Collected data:
= Beginning of Section =
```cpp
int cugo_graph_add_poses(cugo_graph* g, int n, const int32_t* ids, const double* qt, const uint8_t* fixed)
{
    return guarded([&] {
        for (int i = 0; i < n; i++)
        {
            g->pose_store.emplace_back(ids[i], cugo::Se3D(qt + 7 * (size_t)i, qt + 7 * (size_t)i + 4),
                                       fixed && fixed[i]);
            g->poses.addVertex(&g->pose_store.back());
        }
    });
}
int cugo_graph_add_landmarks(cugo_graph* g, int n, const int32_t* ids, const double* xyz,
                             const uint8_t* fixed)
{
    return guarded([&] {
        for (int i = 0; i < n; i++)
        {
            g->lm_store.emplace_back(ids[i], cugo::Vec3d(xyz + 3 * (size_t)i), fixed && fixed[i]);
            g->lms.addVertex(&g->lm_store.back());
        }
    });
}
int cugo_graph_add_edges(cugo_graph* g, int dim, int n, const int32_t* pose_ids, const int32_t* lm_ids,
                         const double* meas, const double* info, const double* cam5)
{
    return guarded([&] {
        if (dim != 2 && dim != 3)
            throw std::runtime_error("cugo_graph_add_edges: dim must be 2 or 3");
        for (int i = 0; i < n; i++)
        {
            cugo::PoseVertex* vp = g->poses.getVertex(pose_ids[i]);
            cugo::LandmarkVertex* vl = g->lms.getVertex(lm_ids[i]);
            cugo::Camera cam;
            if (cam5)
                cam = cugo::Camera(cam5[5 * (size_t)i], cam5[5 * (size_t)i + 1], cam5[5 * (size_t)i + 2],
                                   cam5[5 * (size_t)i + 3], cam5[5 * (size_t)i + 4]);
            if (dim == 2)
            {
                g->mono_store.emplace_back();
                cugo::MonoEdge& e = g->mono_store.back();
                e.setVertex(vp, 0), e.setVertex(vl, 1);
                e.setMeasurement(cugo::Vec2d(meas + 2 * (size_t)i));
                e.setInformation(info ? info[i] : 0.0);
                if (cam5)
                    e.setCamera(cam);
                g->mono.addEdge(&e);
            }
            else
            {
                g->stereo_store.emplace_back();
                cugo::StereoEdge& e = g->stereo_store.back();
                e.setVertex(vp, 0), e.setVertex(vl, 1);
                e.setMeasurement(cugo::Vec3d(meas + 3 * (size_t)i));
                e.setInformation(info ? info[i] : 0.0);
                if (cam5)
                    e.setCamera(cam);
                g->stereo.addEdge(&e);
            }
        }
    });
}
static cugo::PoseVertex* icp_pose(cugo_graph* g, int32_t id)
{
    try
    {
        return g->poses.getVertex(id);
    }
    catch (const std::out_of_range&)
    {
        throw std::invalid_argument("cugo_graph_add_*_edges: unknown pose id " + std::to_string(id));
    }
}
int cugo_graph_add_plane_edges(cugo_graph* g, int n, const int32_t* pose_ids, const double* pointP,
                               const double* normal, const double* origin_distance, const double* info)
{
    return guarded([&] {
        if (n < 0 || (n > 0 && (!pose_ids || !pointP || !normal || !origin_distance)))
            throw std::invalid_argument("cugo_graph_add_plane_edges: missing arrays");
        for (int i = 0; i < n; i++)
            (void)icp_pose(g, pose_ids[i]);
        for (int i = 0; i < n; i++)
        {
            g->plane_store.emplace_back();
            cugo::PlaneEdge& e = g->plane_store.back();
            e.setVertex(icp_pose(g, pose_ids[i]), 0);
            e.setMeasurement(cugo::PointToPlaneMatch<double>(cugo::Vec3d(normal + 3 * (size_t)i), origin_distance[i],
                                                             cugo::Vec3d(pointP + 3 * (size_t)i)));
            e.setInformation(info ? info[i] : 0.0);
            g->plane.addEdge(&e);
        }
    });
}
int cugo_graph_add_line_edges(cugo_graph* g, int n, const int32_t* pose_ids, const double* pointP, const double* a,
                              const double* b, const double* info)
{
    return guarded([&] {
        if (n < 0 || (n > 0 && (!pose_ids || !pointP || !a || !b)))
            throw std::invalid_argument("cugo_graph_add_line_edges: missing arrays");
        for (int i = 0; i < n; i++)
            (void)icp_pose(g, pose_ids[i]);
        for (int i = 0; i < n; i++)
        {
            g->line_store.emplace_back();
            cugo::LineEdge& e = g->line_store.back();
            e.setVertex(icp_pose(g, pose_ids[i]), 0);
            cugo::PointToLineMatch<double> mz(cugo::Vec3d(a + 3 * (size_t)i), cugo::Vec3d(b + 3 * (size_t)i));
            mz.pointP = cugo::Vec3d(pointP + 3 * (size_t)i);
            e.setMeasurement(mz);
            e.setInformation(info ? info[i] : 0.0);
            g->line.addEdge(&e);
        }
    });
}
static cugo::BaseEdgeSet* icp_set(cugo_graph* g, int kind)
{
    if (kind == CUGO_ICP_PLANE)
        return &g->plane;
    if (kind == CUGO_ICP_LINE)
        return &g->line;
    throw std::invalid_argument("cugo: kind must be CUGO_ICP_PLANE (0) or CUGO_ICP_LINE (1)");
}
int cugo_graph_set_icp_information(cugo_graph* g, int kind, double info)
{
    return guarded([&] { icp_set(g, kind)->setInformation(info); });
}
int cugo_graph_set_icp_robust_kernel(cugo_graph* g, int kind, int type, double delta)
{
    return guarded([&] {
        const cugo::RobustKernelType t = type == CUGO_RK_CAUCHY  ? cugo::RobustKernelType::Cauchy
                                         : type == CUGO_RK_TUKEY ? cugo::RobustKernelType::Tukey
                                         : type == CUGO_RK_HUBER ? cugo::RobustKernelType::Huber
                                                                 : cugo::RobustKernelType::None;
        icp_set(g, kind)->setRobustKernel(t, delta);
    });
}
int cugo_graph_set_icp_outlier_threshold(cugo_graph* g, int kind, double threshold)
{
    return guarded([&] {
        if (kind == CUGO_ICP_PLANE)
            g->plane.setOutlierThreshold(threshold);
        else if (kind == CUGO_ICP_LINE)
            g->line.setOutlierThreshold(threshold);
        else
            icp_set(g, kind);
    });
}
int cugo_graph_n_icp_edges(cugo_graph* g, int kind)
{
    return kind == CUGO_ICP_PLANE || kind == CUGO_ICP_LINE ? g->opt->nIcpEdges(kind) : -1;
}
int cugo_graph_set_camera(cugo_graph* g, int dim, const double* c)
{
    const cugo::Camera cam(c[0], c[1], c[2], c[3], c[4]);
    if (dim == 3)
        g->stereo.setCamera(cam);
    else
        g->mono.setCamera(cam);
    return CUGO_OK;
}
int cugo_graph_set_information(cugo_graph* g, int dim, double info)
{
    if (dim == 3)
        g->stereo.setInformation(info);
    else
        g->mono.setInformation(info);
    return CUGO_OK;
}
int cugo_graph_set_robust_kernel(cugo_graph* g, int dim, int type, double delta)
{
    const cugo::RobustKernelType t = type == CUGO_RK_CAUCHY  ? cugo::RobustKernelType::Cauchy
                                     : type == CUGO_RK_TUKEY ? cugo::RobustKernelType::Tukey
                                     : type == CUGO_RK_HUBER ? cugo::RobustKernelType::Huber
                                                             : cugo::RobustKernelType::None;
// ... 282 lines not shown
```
= End of Section =
Assigned task » Pull out every line above that holds the word "None".

Answer area »
                                                                 : cugo::RobustKernelType::None;
                                                             : cugo::RobustKernelType::None;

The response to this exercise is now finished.